* DATA EXCERPTS *
__device__ __forceinline__ unsigned short f2bf(float f) { return jat_f2op(f); }
__device__ __forceinline__ uint2 pack4(float a, float b, float c, float d) {
  uint2 r;
  r.x = jat_pack2(a, b);
  r.y = jat_pack2(c, d);
  return r;
}
// ... 939 lines not shown
      }
    JAT_TLX(4)
    if (m0 + q < p.M) {
#pragma unroll
      for (int h = 0; h < G; ++h) {
        bf16_t* op = (bf16_t*)p.out + (int64_t)(m0 + q) * p.ldo + (hbase + h) * 64 + fg * 4;
#pragma unroll
        for (int dt = 0; dt < 4; ++dt)
          *(uint2*)(op + dt * 16) = pack4(o[h][dt][0] * inv[h], o[h][dt][1] * inv[h], o[h][dt][2] * inv[h], o[h][dt][3] * inv[h]);
      }
    }
    JAT_TL_FLUSH()
    return;
  }

#pragma unroll
  for (int i = 0; i < TM; ++i) {
    const int m = m0 + wm * TM * 16 + i * 16 + frow;
    if (m >= p.M) continue;
    int b = 0, pos = m;
    if constexpr (EPI == EPI_RESID || EPI == EPI_QKV_ROPE || EPI == EPI_UNPATCH) {
      b = m / p.ntok;
      pos = m - b * p.ntok;
    }
    const float rstd_d = rstd_rows[i];
#pragma unroll
    for (int j = 0; j < TN; ++j) {
      const int nt = nw0 + j * 16;
      const int n = nt + fg * 4;
      f32x4 v = acc[i][j] * rstd_d;
      if constexpr (EPI == EPI_QKV_ROPE) {
        if (nt < p.D + p.kvD) {
          const int d0 = ((nt & 63) >> 1) + fg * 2;
          const float2 c = *(const float2*)(p.rope_cos + (int64_t)pos * 32 + d0);
          const float2 s = *(const float2*)(p.rope_sin + (int64_t)pos * 32 + d0);
          const float o0 = v[0] * c.x - v[1] * s.x, o1 = v[1] * c.x + v[0] * s.x;
// ... 22 lines not shown
          const float4 g = *(const float4*)(p.gate + (int64_t)b * p.gate_bstride + n);
          float4* xp = (float4*)((float*)p.out + (int64_t)m * p.ldo + n);
          float4 x = *xp;
          x.x += g.x * v[0]; x.y += g.y * v[1]; x.z += g.z * v[2]; x.w += g.w * v[3];
          *xp = x;
        } else if constexpr (EPI == EPI_UNPATCH) {
          const int c = n >> 2, t0 = pos * 4;
          float* dst = (float*)p.out + ((int64_t)b * p.C_out + c) * p.T_orig + t0;
          if ((p.T_orig & 3) == 0) {
            *(float4*)dst = float4{v[0], v[1], v[2], v[3]};
          } else {
#pragma unroll
            for (int r = 0; r < 4; ++r)
              if (t0 + r < p.T_orig) dst[r] = v[r];
          }
        }
      }
    }
  }
}

template <int WM, int WN, int TM, int TN, int EPI>
__global__ void __launch_bounds__(WM * WN * 64, 1) gemm_persist_kernel(const GemmArgs p) {
  constexpr int BM = WM * TM * 16, BN = WN * TN * 16;
  constexpr int NW = WM * WN;
  constexpr int A_BYTES = BM * 128, B_BYTES = BN * 128, STAGE = A_BYTES + B_BYTES;
  static_assert(NW == 8 && TM * TN > 20, "the row-split quadrant ping-pong of the large wave tiles");
  static_assert(EPI == EPI_BF16 || EPI == EPI_BF16_GELU, "consumer epilogues only");
  constexpr int TMa = (TM + 1) / 2, TMb = TM - TMa, TNa = (TN + 1) / 2, TNb = TN - TNa;
  constexpr int PA0 = WM * TMa * 2, PA1 = WM * TMb * 2, PB0 = WN * TNa * 2, PB1 = WN * TNb * 2;
// ... 613 lines not shown
  const int tiles = ((a.M + BM - 1) / BM) * (a.N / BN);
  if (a.ksplit > 1 && EPI != EPI_F32) return hipErrorInvalidValue;
  hipLaunchKernelGGL(kern, dim3(tiles, a.ksplit > 1 ? a.ksplit : 1), dim3((WM * WN + (PIPE == 6 ? 4 : 0)) * 64), LDS, s, a);
  return hipGetLastError();
}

* YOUR OBJECTIVE *
A word-for-word copy of the lines from the one with "constexpr int NW = WM * WN;" through the end of the listing is what should be returned.

* TASK RESULT *
  constexpr int NW = WM * WN;
  constexpr int A_BYTES = BM * 128, B_BYTES = BN * 128, STAGE = A_BYTES + B_BYTES;
  static_assert(NW == 8 && TM * TN > 20, "the row-split quadrant ping-pong of the large wave tiles");
  static_assert(EPI == EPI_BF16 || EPI == EPI_BF16_GELU, "consumer epilogues only");
  constexpr int TMa = (TM + 1) / 2, TMb = TM - TMa, TNa = (TN + 1) / 2, TNb = TN - TNa;
  constexpr int PA0 = WM * TMa * 2, PA1 = WM * TMb * 2, PB0 = WN * TNa * 2, PB1 = WN * TNb * 2;
// ... 613 lines not shown
  const int tiles = ((a.M + BM - 1) / BM) * (a.N / BN);
  if (a.ksplit > 1 && EPI != EPI_F32) return hipErrorInvalidValue;
  hipLaunchKernelGGL(kern, dim3(tiles, a.ksplit > 1 ? a.ksplit : 1), dim3((WM * WN + (PIPE == 6 ? 4 : 0)) * 64), LDS, s, a);
  return hipGetLastError();
}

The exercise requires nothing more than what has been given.